Product dispositioned for scrap shall be conspicuously and permanently marked, or positively controlled, until physically rendered unusable.

Counterfeit, or suspect counterfeit, parts shall be controlled to prevent reentry into the supply chain.

Conformity to the requirements shall be verified when nonconforming outputs are corrected.

8.7.2 The organization shall retain documented information that:

a. describes the nonconformity;

b. describes the actions taken;

c. describes any concessions obtained;

d. identifies the authority deciding the action in respect of the nonconformity.

10. IMPROVEMENT

10.1 General

The organization shall determine and select opportunities for improvement and implement any necessary actions to meet customer requirements and enhance customer satisfaction.

These shall include:

a. improving products and services to meet requirements as well as to address future needs and expectations;

b. correcting, preventing, or reducing undesired effects;

c. improving the performance and effectiveness of the quality management system.

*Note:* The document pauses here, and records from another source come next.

#define HIPCHK(x)                                                                                      \
    do {                                                                                               \
        hipError_t e_ = (x);                                                                           \
        if (e_ != hipSuccess) return fail(PSE_ERR_HIP, "%s failed: %s (%s:%d)", #x, hipGetErrorString(e_), __FILE__, __LINE__); \
    } while (0)
#define TRY(x)              \
    do {                    \
// ... 59 lines not shown
    ~Streams() { for (hipStream_t s : v) (void)hipStreamDestroy(s); }
    hipError_t make(hipStream_t *s, unsigned flags, const int *priority = nullptr) {
        *s = nullptr;
        const hipError_t e = priority ? hipStreamCreateWithPriority(s, flags, *priority) : hipStreamCreateWithFlags(s, flags);
        if (e == hipSuccess) v.push_back(*s);
        return e;
    }
    void synchronize() { for (hipStream_t s : v) (void)hipStreamSynchronize(s); }
private:
    std::vector<hipStream_t> v;
};
struct FftPlans {
    FftPlans() = default;
    FftPlans(const FftPlans &) = delete;
    ~FftPlans() { release(); }
    rocfft_status plan(rocfft_plan *p, rocfft_result_placement placement, rocfft_transform_type type, size_t dims, const size_t *len, size_t batch,
                       rocfft_plan_description desc) {
        *p = nullptr;
        const rocfft_status s = rocfft_plan_create(p, placement, type, rocfft_precision_double, dims, len, batch, desc);
        if (s == rocfft_status_success) plans.push_back(*p);
        return s;
    }
    rocfft_status info(rocfft_execution_info *i) {
        *i = nullptr;
        const rocfft_status s = rocfft_execution_info_create(i);
        if (s == rocfft_status_success) infos.push_back(*i);
        return s;
    }
    void release() {
        for (rocfft_plan p : plans) rocfft_plan_destroy(p);
        for (rocfft_execution_info i : infos) rocfft_execution_info_destroy(i);
        plans.clear(); infos.clear();
    }
private:
    std::vector<rocfft_plan> plans;
    std::vector<rocfft_execution_info> infos;
};

constexpr int PH_COUNT_ = 13;

struct Phase {
    hipEvent_t a = nullptr, b = nullptr;
};
struct DeviceObject;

NOTE: Examples of improvement can include correction, corrective action, continual improvement, breakthrough change, innovation, and re-organization.

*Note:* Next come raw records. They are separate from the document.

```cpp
// ... 24 lines not shown
    if (!fuse_pool || dry) t3 = ws_tensor(eng, B, Hp / 2, Wp / 2, 64);
    Tensor4 x = ws_tensor(eng, B, Hp / 4, Wp / 4, 64);
    if (fuse_pool) {
        RUN(eng_run_conv(eng, D["stem.conv3"], t2, &x, nullptr, 0, OUT_POOL, 0, 0, 0, false, st));
    } else {
        RUN(eng_run_conv(eng, D["stem.conv3"], t2, &t3, nullptr, 0, OUT_NORMAL, 0, 0, 0, false, st)); tap(eng, "stem.conv3", t3);
        if (!dry && x.p) {
            hipError_t e = maxpool_launch(t3.p, x.p, B, t3.h, t3.w, 64, 3, 2, 1, x.h, x.w, st);
            if (e != hipSuccess) return locr_fail(eng, "stem.pool", hipGetErrorString(e));
        }
    }
    tap(eng, "stem.pool", x);
    const int chs[4] = {64, 128, 256, 512};
    Tensor4 feats[4];
    for (int i = 0; i < 4; ++i) {
        for (int j = 0; j < 2; ++j) {
            const std::string p = "s" + std::to_string(i) + ".b" + std::to_string(j);
            const int stride = (i > 0 && j == 0) ? 2 : 1;
            Tensor4 y = ws_tensor(eng, B, x.h / stride, x.w / stride, chs[i]);
            const bool blk = i == 0 && eng->blocked_layout && eng->keep_taps == 0 && eng->conv_ring && !dry &&
                             conv_takes_big(eng, D[p + ".conv0"], B, x.h, x.w, false) && conv_takes_big(eng, D[p + ".conv1"], B, x.h, x.w, false);
            y.blk = blk;
            const ConvLayer& c0 = D[p + ".conv0"];
            const bool fuse_sc = eng->fuse_short && i > 0 && j == 0 && x.h % 2 == 0 && x.w % 2 == 0 && c0.cfg.bn == 64 && c0.cfg.ck == 16 && c0.cfg.nw == 4 &&
                                 D[p + ".short"].cfg.bn == 64 && D[p + ".short"].cfg.ck == 16;
            Tensor4 sc = x;
            if (j == 0) sc = ws_tensor(eng, B, y.h, y.w, chs[i]);
            if (fuse_sc) {
                RUN(eng_run_conv(eng, c0, x, &y, nullptr, 0, OUT_NORMAL, 0, 0, 0, false, st, nullptr, &D[p + ".short"], &sc));
            } else {
                RUN(eng_run_conv(eng, c0, x, &y, nullptr, 0, OUT_NORMAL, 0, 0, 0, false, st));
                if (j == 0) RUN(eng_run_conv(eng, D[p + ".short"], x, &sc, nullptr, 0, OUT_NORMAL, 0, 0, 0, i == 0, st));
            }
            Tensor4 o = ws_tensor(eng, B, y.h, y.w, chs[i]);
            o.blk = blk && j == 0;
            RUN(eng_run_conv(eng, D[p + ".conv1"], y, &o, &sc, 0, OUT_NORMAL, 0, 0, 0, false, st));
            tap(eng, p.c_str(), o);
            x = o;
        }
        feats[i] = x;
    }
    Tensor4 in5 = ws_tensor(eng, B, feats[3].h, feats[3].w, 256);
    RUN(eng_run_conv(eng, D["fpn.in5"], feats[3], &in5, nullptr, 0, OUT_NORMAL, 0, 0, 0, false, st));
    Tensor4 out4 = ws_tensor(eng, B, feats[2].h, feats[2].w, 256);
    RUN(eng_run_conv(eng, D["fpn.in4"], feats[2], &out4, &in5, 1, OUT_NORMAL, 0, 0, 0, false, st));
    Tensor4 out3 = ws_tensor(eng, B, feats[1].h, feats[1].w, 256);
    RUN(eng_run_conv(eng, D["fpn.in3"], feats[1], &out3, &out4, 1, OUT_NORMAL, 0, 0, 0, false, st));
    ConvLayer& hc1 = D["head.conv1"];
    const bool multi = eng->fpn_multi && eng->keep_taps != 1 && eng->conv_ring && conv_takes_big(eng, hc1, B, Hp / 4, Wp / 4, false) &&
                       (Hp / 4) % 8 == 0 && (Wp / 4) % 8 == 0;
    auto slice = [](const Tensor4& t, int b0, int nb) {
        Tensor4 r = t;
        r.n = nb;
        if (t.p) r.p = t.p + (size_t)b0 * t.h * t.w * t.c;
        return r;
    };
    const bool compose = eng->fpn_compose && eng->conv_ring && D.count("fpn.p2c") != 0;
    auto run_p2 = [&](const Tensor4& c2, const Tensor4& o3, Tensor4* lateral, Tensor4* dst, int y_cstride, int y_coff) -> int {
        if (compose) {
            Tensor4 in = c2;
            in.c = 320; in.n_src = 2;
            in.xs[0] = c2.p; in.xs[1] = o3.p; in.p = o3.p;
            in.xs_shift[0] = 0; in.xs_shift[1] = 1; in.xs_c[0] = 64; in.xs_c[1] = 256;
            return eng_run_conv(eng, D["fpn.p2c"], in, dst, nullptr, 0, OUT_NORMAL, 0, y_cstride, y_coff, false, st);
        }
        RUN(eng_run_conv(eng, D["fpn.in2"], c2, lateral, &o3, 1, OUT_NORMAL, 0, 0, 0, false, st));
// ... 501 lines not shown
```

Baseline: 1527 pages/sec.

## Add fused stride-2 ring conv kernel computing stage-entry conv0 and shortcut together

Adds a new persistent LDS-DMA MFMA kernel for stride-2 3x3 convolutions that also computes the 2x2 stride-2 shortcut conv from the same staged input halo, writing both outputs. It is used for backbone stage-entry blocks with enough channels and tiles, so the input is read once for both convolutions and one launch is dropped. The kernel double-buffers input and weight chunks and interleaves DMA issue with the MFMA schedule. It adds extra packed weight copies and a large new kernel whose tile shape and occupancy may not beat the existing fused-shortcut path on all layer sizes.

```diff
diff --git a/ocr-system_amd/csrc/capi.hip b/ocr-system_amd/csrc/capi.hip
--- a/ocr-system_amd/csrc/capi.hip
+++ b/ocr-system_amd/csrc/capi.hip
@@ -69,6 +69,7 @@
     if (hipSetDevice(device) != hipSuccess) { eng->err = "hipSetDevice failed"; *out = eng; return 2; }
     if (const char* e = getenv("LUMINA_RING_ORIENT")) eng->ring_orient = atoi(e) < 0 ? -1 : (atoi(e) != 0);
     if (getenv("LUMINA_CONV_NO_RING")) eng->conv_ring = false;
+    if (getenv("LUMINA_CONV_NO_RING_S2")) eng->ring_s2 = false;
     if (getenv("LUMINA_BLOCKED")) eng->blocked_layout = atoi(getenv("LUMINA_BLOCKED")) != 0;
     *out = eng;
     return 0;
@@ -96,6 +97,9 @@
     else if (!strcmp(key, "fpn_compose")) h->fpn_compose = value != 0;
     else if (!strcmp(key, "fuse_short")) h->fuse_short = value != 0;
     else if (!strcmp(key, "conv_ring")) h->conv_ring = value != 0;
+    else if (!strcmp(key, "ring_s2")) h->ring_s2 = value != 0;
+    else if (!strcmp(key, "ring_s2_min")) h->ring_s2_min = value >= 0 ? value : 1536;
+    else if (!strcmp(key, "ring_s2_cin")) h->ring_s2_cin = value >= 0 ? value : 128;
     else if (!strcmp(key, "blocked_layout")) h->blocked_layout = value != 0;
     else if (!strcmp(key, "conv_big_min")) h->conv_big_min = value >= 0 ? value : 1024;
     else if (!strcmp(key, "ring_orient")) h->ring_orient = value < 0 ? -1 : (value != 0);
diff --git a/ocr-system_amd/csrc/conv_mfma.h b/ocr-system_amd/csrc/conv_mfma.h
--- a/ocr-system_amd/csrc/conv_mfma.h
+++ b/ocr-system_amd/csrc/conv_mfma.h
@@ -57,5 +57,10 @@
 hipError_t conv_ring_launch(ConvParams p, int orientation, hipStream_t stream);
 const char* conv_ring_kernel_name(const ConvParams& p, int orientation);
 
+bool conv_ring_s2_supported(const ConvParams& p);
+bool conv_ring_s2_transposed(const ConvParams& p, int orientation);
+hipError_t conv_ring_s2_launch(ConvParams p, int orientation, hipStream_t stream);
+const char* conv_ring_s2_kernel_name(const ConvParams& p, int orientation);
+
 bool conv_pw_supported(const ConvKernelCfg& cfg, const ConvParams& p);
 hipError_t conv_pw_launch(const ConvParams& p, hipStream_t stream);
diff --git a/ocr-system_amd/csrc/conv_ring_s2.hip b/ocr-system_amd/csrc/conv_ring_s2.hip
--- /dev/null
+++ b/ocr-system_amd/csrc/conv_ring_s2.hip
@@ -0,0 +1,308 @@
+#include "conv_mfma.h"
+
+#include <cstdlib>
+
+namespace {
+
+constexpr int S2_TH = 8, S2_TW = 32, S2_HH = 2 * S2_TH + 1, S2_HW = 2 * S2_TW + 1, S2_BN = 64, S2_MT = 2, S2_NT = 2, S2_NTHR = 256;
+constexpr int S2_A_ITEMS = S2_HH * S2_HW * 2;
+constexpr int S2_AIT = (S2_A_ITEMS + S2_NTHR - 1) / S2_NTHR;
+constexpr int S2_A_BYTES = S2_AIT * S2_NTHR * 16;
+constexpr int S2_W_ITEMS = 9 * S2_BN * 2, S2_WIT = (S2_W_ITEMS + S2_NTHR - 1) / S2_NTHR;
+constexpr int S2_W2_ITEMS = 4 * S2_BN * 2, S2_W2IT = S2_W2_ITEMS / S2_NTHR;
+constexpr int S2_W_BYTES = S2_W_ITEMS * 16, S2_W2_BYTES = S2_W2_ITEMS * 16;
+constexpr int S2_BUF = S2_A_BYTES + S2_W_BYTES + S2_W2_BYTES;
+constexpr int S2_COUT_MAX = 512;
+constexpr int S2_LDS = 2 * S2_BUF + 2 * S2_COUT_MAX * 4;
+constexpr int S2_NDMA = S2_AIT + S2_WIT + S2_W2IT;
+static_assert(S2_LDS <= 160 * 1024 && S2_W2_ITEMS % S2_NTHR == 0 && S2_W_ITEMS % 64 == 0, "LDS budget / whole-wave requests");
+
+__device__ __forceinline__ int s2_slot(int pi, int c) { return 2 * (pi ^ ((pi >> 3) & 1)) + (c ^ ((pi >> 4) & 1)); }
+__device__ __forceinline__ bf16x8_t s2_frag(const unsigned char* p) { return *reinterpret_cast<const bf16x8_t*>(p); }
+
+struct S2Tile { int n_img, ntile, oyb, oxb; };
+
+template <int TR>
+__global__ __launch_bounds__(S2_NTHR, 1) void conv_ring_s2_kernel(const ConvParams p, const int total_tiles, const int per_xcd, const int wg_per_xcd) {
+    extern __shared__ __attribute__((aligned(16))) unsigned char smem[];
+    const int tid = threadIdx.x, lane = tid & 63, wave = __builtin_amdgcn_readfirstlane(tid >> 6), r = lane & 31, h = lane >> 5;
+
+    const int LH = TR ? p.W : p.H, LW = TR ? p.H : p.W, LHo = TR ? p.Wo : p.Ho, LWo = TR ? p.Ho : p.Wo;
+    const int sy = TR ? 1 : p.W, sx = TR ? p.W : 1, osy = TR ? 1 : p.Wo, osx = TR ? p.Wo : 1;
+    const int tiles_per_img = p.tiles_x * p.tiles_y;
+    const int nchunks = p.Cin >> 4;
+
+    const int xcd = blockIdx.x & 7;
+    int lid = xcd * per_xcd + (blockIdx.x >> 3);
+    const int lid_end = min((xcd + 1) * per_xcd, total_tiles);
+    if (lid >= lid_end) return;
+
+    auto decode = [&](int id) {
+        S2Tile t;
+        t.ntile = id % p.n_tiles;
+        const int mtile = id / p.n_tiles;
+        t.n_img = mtile / tiles_per_img;
+        const int trem = mtile - t.n_img * tiles_per_img;
+        const int ty = trem / p.tiles_x;
+        t.oyb = ty * S2_TH; t.oxb = (trem - ty * p.tiles_x) * S2_TW;
+        return t;
+    };
+
+    unsigned a_item[(S2_AIT + 1) / 2];
+#pragma unroll
+    for (int it = 0; it < S2_AIT; ++it) {
+        const int i = tid + S2_NTHR * it, pi = (i >> 1) ^ ((i >> 4) & 1), c = (i & 1) ^ ((i >> 5) & 1);
+        const int hy = pi / S2_HW, hx = pi - hy * S2_HW;
+        const unsigned e = (unsigned)hy | ((unsigned)hx << 5) | ((unsigned)c << 12) | ((unsigned)(pi < S2_HH * S2_HW) << 13);
+        if (it & 1) a_item[it >> 1] |= e << 16; else a_item[it >> 1] = e;
+    }
+    int a_goff[S2_AIT];
+    auto describe = [&](const S2Tile& t) {
+#pragma unroll
+        for (int j = 0; j < (S2_AIT + 1) / 2; ++j) asm volatile("" : "+v"(a_item[j]));
+#pragma unroll
+        for (int it = 0; it < S2_AIT; ++it) {
+            const unsigned e = (a_item[it >> 1] >> (16 * (it & 1))) & 0xffffu;
+            const int hy = e & 31, hx = (e >> 5) & 127, c = (e >> 12) & 1;
+            const int ly = 2 * t.oyb - 1 + hy, lx = 2 * t.oxb - 1 + hx;
+            const bool inb = (e >> 13) != 0 && ly >= 0 && ly < LH && lx >= 0 && lx < LW;
+            a_goff[it] = inb ? (ly * sy + lx * sx) * p.Cin + c * 8 : -1;
+        }
+    };
+    const bf16_t *ximg, *wbase, *wbase2;
+    auto rebase = [&](const S2Tile& t) {
+        ximg = p.x + (size_t)t.n_img * p.H * p.W * p.Cin;
+        wbase = p.wpk + (size_t)t.ntile * nchunks * (S2_W_ITEMS * 8);
+        wbase2 = p.wpk2 + (size_t)t.ntile * nchunks * (S2_W2_ITEMS * 8);
+    };
+
+    auto dma_a = [&](int it, const bf16_t* xa, int tgt) {
+        const unsigned long long in_addr = (unsigned long long)xa + 2ull * (unsigned)a_goff[it];
+        const unsigned long long addr = a_goff[it] >= 0 ? in_addr : (unsigned long long)p.zeros;
+        __builtin_amdgcn_global_load_lds((const __attribute__((address_space(1))) void*)addr,
+            (__attribute__((address_space(3))) void*)(smem + tgt + (wave * 64 + S2_NTHR * it) * 16), 16, 0, 0);
+    };
+    auto dma_w = [&](int it, const bf16_t* wsrc, int tgt) {
+        const int i = tid + S2_NTHR * it;
+        if (S2_W_ITEMS % S2_NTHR == 0 || (it + 1) * S2_NTHR <= S2_W_ITEMS || wave < (S2_W_ITEMS % S2_NTHR) / 64)
+            __builtin_amdgcn_global_load_lds((const __attribute__((address_space(1))) void*)(wsrc + (i ^ ((i >> 4) & 1)) * 8),
+                (__attribute__((address_space(3))) void*)(smem + S2_A_BYTES + tgt + (wave * 64 + S2_NTHR * it) * 16), 16, 0, 0);
+    };
+    auto dma_w2 = [&](int it, const bf16_t* wsrc, int tgt) {
+        const int i = tid + S2_NTHR * it;
+        __builtin_amdgcn_global_load_lds((const __attribute__((address_space(1))) void*)(wsrc + (i ^ ((i >> 4) & 1)) * 8),
+            (__attribute__((address_space(3))) void*)(smem + S2_A_BYTES + S2_W_BYTES + tgt + (wave * 64 + S2_NTHR * it) * 16), 16, 0, 0);
+    };
+    auto dma_k = [&](int k, const bf16_t* xa, const bf16_t* ws, const bf16_t* ws2, int tgt) {
+        if (k < S2_AIT) dma_a(k, xa, tgt);
+        else if (k < S2_AIT + S2_WIT) dma_w(k - S2_AIT, ws, tgt);
+        else dma_w2(k - S2_AIT - S2_WIT, ws2, tgt);
+    };
+
+    f32x16_t acc[S2_MT][S2_NT], acc2[S2_MT][S2_NT];
+    const f32x16_t zero16 = {0.f, 0.f, 0.f, 0.f, 0.f, 0.f, 0.f, 0.f, 0.f, 0.f, 0.f, 0.f, 0.f, 0.f, 0.f, 0.f};
+    int aoff[S2_MT][9];
+#pragma unroll
+    for (int mt = 0; mt < S2_MT; ++mt)
+#pragma unroll
+        for (int lt = 0; lt < 9; ++lt) {
+            const int pi = (2 * (wave * S2_MT + mt) + lt / 3) * S2_HW + 2 * r + lt % 3;
+            aoff[mt][lt] = 16 * s2_slot(pi, h);
+        }
+    const int woff = S2_A_BYTES + r * 32 + 16 * (h ^ ((r >> 3) & 1));
+    const int woff2 = woff + S2_W_BYTES;
+
+    bf16x8_t bfr[2][S2_MT], afr[2][S2_NT], a2[2][S2_NT];
+#define S2_LT(tap_) (TR ? ((tap_) % 3) * 3 + (tap_) / 3 : (tap_))
+#define S2_SC(tap_) ((tap_) == 4 || (tap_) == 5 || (tap_) == 7 || (tap_) == 8)
+#define S2_T2(tap_) ((tap_) == 4 ? 0 : (tap_) == 5 ? 1 : (tap_) == 7 ? 2 : 3)
+#define S2_FRAGS(boff_, tap_, set_)                                                                                \
+    {                                                                                                              \
+        _Pragma("unroll") for (int mt = 0; mt < S2_MT; ++mt) bfr[set_][mt] = s2_frag(smem + (boff_) + aoff[mt][S2_LT(tap_)]); \
+        _Pragma("unroll") for (int nt = 0; nt < S2_NT; ++nt) afr[set_][nt] = s2_frag(smem + (boff_) + woff + ((tap_) * S2_BN + nt * 32) * 32); \
+    }
+#define S2_COMPUTE(boff_, tgt_, first_)                                                                            \
+    S2_FRAGS(boff_, 0, 0)                                                                                          \
+    __builtin_amdgcn_sched_barrier(0);                                                                             \
+    _Pragma("unroll") for (int st = 0; st < 9; ++st) {                                                             \
+        const int nx_ = (st + 1) & 1, tapn_ = st + 1;                                                              \
+        const int nf_ = S2_SC(st) ? 8 : 4;                                                                         \
+        int m0_ = 0;                                                                                               \
+        _Pragma("unroll") for (int u = 0; u < st; ++u) m0_ += S2_SC(u) ? 8 : 4;    \
+        _Pragma("unroll") for (int q_ = 0; q_ < nf_; ++q_) {                                                       \
+            if (q_ < 4) {                                                                                          \
+                const int mt = q_ / S2_NT, nt = q_ % S2_NT;                                                        \
+                acc[mt][nt] = __builtin_amdgcn_mfma_f32_32x32x16_bf16(afr[st & 1][nt], bfr[st & 1][mt], ((first_) && st == 0) ? zero16 : acc[mt][nt], 0, 0, 0); \
+            } else {                                                                                               \
+                const int mt = (q_ - 4) / S2_NT, nt = (q_ - 4) % S2_NT;                                            \
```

10.2 Nonconformity and Corrective Action

10.2.1 When a nonconformity occurs, including any arising from complaints, the organization shall:

a. react to the nonconformity and, as applicable:

1. take action to control and correct it;

2. deal with the consequences;

b. evaluate the need for action to eliminate the cause(s) of the nonconformity, in order that it does not recur or occur elsewhere, by:

1. reviewing and analyzing the nonconformity;

2. determining the causes of the nonconformity, including, as applicable, those related to human factors;

3. determining if similar nonconformities exist, or could potentially occur;

c. implement any action needed;

d. review the effectiveness of any corrective action taken;

e. update risks and opportunities determined during planning, if necessary;

f. make changes to the quality management system, if necessary;

g. flow down corrective action requirements to an external provider when it is determined that the external provider is responsible for the nonconformity;

h. take specific actions when timely and effective corrective actions are not achieved.

Corrective actions shall be appropriate to the effects of the nonconformities encountered.

The organization shall maintain documented information that defines the nonconformity and corrective action management processes.

10.2.2 The organization shall retain documented information as evidence of:

a. the nature of the nonconformities and any subsequent actions taken;

b. the results of any corrective action.

10.3 Continual Improvement

The organization shall continually improve the suitability, adequacy, and effectiveness of the quality management system.

The organization shall consider the results of analysis and evaluation, and the outputs from management review, to determine if there are needs or opportunities that shall be addressed as part of continual improvement.

The organization shall monitor the implementation of improvement activities and evaluate the effectiveness of the results.

NOTE: Examples of continual improvement opportunities can include lessons learned, problem resolutions, and the benchmarking of best practices.